#### Task requirements:
I would like you to restate each record word for word.

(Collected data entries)
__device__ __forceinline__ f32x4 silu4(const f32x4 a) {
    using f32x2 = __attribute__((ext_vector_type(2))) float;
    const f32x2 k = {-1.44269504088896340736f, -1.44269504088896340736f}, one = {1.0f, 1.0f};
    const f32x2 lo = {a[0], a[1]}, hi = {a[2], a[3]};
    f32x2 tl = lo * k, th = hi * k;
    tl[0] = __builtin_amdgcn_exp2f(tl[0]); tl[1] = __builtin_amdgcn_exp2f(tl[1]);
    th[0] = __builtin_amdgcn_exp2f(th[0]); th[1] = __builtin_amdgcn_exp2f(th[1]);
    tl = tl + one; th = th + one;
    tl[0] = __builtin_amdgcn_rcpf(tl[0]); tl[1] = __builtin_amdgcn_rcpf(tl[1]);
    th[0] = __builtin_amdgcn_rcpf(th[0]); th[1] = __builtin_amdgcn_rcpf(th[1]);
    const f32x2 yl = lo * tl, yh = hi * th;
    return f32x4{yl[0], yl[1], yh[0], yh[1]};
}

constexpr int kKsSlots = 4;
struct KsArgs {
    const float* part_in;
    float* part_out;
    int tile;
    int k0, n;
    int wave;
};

#### Exercise output:
__device__ __forceinline__ f32x4 silu4(const f32x4 a) {
    using f32x2 = __attribute__((ext_vector_type(2))) float;
    const f32x2 k = {-1.44269504088896340736f, -1.44269504088896340736f}, one = {1.0f, 1.0f};
    const f32x2 lo = {a[0], a[1]}, hi = {a[2], a[3]};
    f32x2 tl = lo * k, th = hi * k;
    tl[0] = __builtin_amdgcn_exp2f(tl[0]); tl[1] = __builtin_amdgcn_exp2f(tl[1]);
    th[0] = __builtin_amdgcn_exp2f(th[0]); th[1] = __builtin_amdgcn_exp2f(th[1]);
    tl = tl + one; th = th + one;
    tl[0] = __builtin_amdgcn_rcpf(tl[0]); tl[1] = __builtin_amdgcn_rcpf(tl[1]);
    th[0] = __builtin_amdgcn_rcpf(th[0]); th[1] = __builtin_amdgcn_rcpf(th[1]);
    const f32x2 yl = lo * tl, yh = hi * th;
    return f32x4{yl[0], yl[1], yh[0], yh[1]};
}

constexpr int kKsSlots = 4;
struct KsArgs {
    const float* part_in;
    float* part_out;
    int tile;
    int k0, n;
    int wave;
};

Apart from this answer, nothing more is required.